- TASK GOAL:
What lines in the entries below contain the word "bpart"? Copy all of them.

-- Opening Marker --

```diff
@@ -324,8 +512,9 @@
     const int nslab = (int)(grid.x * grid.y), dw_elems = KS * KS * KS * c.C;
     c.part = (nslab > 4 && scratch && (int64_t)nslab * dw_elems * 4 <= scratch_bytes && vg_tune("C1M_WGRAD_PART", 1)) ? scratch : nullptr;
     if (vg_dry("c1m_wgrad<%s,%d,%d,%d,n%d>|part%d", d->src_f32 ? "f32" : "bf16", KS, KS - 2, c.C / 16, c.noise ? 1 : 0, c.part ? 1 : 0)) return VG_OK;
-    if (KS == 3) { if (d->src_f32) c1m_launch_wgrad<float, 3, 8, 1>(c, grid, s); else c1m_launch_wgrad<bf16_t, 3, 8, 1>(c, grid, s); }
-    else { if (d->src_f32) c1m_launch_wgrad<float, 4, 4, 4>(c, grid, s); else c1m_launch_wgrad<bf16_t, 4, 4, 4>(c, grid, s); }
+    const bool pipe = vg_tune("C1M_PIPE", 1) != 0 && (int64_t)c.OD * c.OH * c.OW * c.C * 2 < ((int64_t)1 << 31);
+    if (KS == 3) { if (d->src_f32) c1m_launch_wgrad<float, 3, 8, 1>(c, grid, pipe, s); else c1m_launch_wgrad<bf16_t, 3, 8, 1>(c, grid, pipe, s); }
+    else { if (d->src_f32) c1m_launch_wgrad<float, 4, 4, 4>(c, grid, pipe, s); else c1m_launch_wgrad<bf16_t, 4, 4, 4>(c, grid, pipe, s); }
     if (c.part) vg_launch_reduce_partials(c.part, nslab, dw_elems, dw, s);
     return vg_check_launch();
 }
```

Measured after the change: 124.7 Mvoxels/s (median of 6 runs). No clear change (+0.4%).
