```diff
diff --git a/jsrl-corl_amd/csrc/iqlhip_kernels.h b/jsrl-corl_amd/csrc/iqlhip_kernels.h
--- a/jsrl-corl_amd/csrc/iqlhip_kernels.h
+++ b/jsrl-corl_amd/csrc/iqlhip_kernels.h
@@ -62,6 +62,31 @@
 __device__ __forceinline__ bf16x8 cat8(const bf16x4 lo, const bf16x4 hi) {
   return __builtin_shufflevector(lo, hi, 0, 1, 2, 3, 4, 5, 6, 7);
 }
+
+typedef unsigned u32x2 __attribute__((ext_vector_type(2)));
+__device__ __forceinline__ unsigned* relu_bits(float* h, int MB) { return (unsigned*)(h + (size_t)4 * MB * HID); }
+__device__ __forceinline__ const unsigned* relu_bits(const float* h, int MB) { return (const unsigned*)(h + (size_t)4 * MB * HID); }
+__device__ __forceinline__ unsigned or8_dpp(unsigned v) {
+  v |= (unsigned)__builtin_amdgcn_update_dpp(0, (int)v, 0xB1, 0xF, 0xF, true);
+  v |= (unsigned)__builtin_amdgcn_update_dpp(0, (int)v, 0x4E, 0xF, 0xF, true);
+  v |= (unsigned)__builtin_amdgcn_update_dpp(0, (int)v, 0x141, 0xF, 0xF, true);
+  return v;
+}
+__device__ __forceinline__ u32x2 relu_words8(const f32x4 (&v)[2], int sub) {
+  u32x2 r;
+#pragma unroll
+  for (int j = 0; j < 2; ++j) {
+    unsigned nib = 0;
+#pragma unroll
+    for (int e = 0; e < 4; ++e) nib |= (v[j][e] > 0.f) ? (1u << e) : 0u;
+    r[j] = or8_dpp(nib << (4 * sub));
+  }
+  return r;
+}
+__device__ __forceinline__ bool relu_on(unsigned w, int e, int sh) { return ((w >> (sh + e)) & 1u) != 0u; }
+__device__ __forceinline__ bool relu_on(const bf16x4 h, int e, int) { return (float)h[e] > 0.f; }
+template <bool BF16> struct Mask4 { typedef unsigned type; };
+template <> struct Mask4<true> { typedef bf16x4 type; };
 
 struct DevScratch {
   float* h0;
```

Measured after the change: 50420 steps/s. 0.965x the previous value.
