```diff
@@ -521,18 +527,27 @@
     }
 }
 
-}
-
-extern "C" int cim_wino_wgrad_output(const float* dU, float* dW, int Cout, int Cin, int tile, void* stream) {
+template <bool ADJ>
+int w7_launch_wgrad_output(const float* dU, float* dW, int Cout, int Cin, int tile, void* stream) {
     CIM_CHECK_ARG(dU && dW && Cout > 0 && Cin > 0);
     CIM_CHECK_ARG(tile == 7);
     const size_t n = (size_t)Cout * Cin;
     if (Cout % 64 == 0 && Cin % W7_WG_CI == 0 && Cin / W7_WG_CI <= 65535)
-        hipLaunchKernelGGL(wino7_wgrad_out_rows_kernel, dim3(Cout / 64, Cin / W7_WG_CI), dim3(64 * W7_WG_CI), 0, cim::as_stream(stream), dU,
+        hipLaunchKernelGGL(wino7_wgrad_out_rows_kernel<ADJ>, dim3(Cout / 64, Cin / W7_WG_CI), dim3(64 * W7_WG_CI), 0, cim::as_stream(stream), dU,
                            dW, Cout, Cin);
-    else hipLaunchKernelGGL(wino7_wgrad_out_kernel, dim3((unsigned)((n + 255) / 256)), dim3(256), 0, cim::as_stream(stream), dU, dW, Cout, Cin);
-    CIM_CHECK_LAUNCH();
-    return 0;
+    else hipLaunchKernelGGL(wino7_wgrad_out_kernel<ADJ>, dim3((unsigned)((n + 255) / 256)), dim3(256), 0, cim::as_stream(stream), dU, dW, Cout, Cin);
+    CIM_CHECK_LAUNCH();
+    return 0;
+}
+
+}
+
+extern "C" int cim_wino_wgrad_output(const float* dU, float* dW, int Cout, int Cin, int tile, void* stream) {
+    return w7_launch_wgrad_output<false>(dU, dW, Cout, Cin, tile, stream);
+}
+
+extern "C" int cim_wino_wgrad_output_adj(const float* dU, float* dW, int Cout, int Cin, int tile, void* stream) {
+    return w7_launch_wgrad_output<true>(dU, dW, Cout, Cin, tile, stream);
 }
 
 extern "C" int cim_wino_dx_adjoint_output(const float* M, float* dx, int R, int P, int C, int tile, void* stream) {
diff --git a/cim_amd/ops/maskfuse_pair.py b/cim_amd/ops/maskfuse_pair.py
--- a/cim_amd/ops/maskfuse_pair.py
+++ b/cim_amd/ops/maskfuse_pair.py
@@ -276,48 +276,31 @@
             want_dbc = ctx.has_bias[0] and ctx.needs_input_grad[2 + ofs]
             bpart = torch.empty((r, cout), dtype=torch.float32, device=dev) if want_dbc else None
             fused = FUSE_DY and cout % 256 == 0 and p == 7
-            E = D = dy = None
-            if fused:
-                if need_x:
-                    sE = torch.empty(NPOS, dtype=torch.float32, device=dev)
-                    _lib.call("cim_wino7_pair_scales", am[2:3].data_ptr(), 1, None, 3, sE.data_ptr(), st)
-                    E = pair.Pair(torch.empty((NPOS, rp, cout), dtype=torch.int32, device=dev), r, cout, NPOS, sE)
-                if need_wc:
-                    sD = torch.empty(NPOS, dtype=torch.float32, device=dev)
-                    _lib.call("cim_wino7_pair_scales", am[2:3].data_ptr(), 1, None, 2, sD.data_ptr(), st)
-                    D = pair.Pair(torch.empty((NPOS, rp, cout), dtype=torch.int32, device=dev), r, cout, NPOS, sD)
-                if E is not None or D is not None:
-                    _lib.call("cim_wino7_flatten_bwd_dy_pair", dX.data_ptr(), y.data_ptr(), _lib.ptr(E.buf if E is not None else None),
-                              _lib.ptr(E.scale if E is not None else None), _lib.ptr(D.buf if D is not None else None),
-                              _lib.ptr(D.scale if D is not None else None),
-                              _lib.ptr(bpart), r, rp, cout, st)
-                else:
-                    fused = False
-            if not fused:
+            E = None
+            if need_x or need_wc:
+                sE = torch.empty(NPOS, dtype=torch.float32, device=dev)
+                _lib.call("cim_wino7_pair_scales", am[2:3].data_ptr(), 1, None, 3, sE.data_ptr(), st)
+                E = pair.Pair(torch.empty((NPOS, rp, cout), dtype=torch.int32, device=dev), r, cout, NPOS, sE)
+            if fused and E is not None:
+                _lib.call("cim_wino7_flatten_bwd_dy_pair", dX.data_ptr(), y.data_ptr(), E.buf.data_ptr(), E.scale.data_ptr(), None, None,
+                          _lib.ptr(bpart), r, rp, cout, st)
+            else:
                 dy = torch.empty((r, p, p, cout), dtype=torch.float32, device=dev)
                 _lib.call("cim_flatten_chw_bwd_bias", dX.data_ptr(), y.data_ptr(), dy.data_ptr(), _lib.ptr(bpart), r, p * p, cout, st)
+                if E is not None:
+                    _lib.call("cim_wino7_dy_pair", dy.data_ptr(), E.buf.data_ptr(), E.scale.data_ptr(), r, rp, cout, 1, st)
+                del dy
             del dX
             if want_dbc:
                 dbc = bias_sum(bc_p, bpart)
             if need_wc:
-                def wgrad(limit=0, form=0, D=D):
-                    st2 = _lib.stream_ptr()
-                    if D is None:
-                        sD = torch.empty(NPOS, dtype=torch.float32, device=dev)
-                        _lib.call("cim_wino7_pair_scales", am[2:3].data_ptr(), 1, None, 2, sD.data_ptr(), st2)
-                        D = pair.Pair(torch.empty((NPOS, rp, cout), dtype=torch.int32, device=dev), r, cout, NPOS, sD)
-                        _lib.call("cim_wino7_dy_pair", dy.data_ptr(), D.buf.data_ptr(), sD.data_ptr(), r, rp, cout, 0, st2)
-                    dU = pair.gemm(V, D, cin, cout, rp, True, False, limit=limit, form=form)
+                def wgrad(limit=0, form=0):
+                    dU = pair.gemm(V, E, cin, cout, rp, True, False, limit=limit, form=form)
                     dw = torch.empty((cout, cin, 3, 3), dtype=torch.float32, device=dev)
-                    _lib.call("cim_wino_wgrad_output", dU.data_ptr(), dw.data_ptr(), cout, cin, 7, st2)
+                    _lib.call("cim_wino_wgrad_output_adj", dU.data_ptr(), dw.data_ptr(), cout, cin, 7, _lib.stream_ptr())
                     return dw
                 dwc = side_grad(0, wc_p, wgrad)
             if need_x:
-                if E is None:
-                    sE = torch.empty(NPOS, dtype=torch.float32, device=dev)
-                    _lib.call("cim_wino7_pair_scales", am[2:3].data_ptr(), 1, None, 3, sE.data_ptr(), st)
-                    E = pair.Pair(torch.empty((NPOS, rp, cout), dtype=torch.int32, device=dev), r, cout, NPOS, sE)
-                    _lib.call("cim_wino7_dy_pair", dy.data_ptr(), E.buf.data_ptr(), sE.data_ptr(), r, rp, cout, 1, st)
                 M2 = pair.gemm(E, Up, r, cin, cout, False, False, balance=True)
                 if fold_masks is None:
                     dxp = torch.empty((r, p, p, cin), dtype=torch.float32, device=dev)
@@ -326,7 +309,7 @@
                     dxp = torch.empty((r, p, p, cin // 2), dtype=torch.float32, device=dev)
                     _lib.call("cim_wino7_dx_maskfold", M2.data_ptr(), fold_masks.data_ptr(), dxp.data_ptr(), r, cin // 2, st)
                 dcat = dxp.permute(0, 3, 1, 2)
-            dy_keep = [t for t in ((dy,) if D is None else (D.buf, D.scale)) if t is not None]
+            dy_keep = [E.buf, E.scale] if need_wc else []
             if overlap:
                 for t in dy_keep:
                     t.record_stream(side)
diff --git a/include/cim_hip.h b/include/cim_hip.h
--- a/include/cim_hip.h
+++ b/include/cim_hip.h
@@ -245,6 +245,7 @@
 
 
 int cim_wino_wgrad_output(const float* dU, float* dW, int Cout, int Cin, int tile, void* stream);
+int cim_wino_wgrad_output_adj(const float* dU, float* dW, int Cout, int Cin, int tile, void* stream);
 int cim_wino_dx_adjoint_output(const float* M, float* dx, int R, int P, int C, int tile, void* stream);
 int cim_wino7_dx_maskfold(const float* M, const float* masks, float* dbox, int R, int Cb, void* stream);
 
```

-- Closing Marker --

- FINISHED EXERCISE:
             bpart = torch.empty((r, cout), dtype=torch.float32, device=dev) if want_dbc else None
-                              _lib.ptr(bpart), r, rp, cout, st)
+                          _lib.ptr(bpart), r, rp, cout, st)
                 _lib.call("cim_flatten_chw_bwd_bias", dX.data_ptr(), y.data_ptr(), dy.data_ptr(), _lib.ptr(bpart), r, p * p, cout, st)
                 dbc = bias_sum(bc_p, bpart)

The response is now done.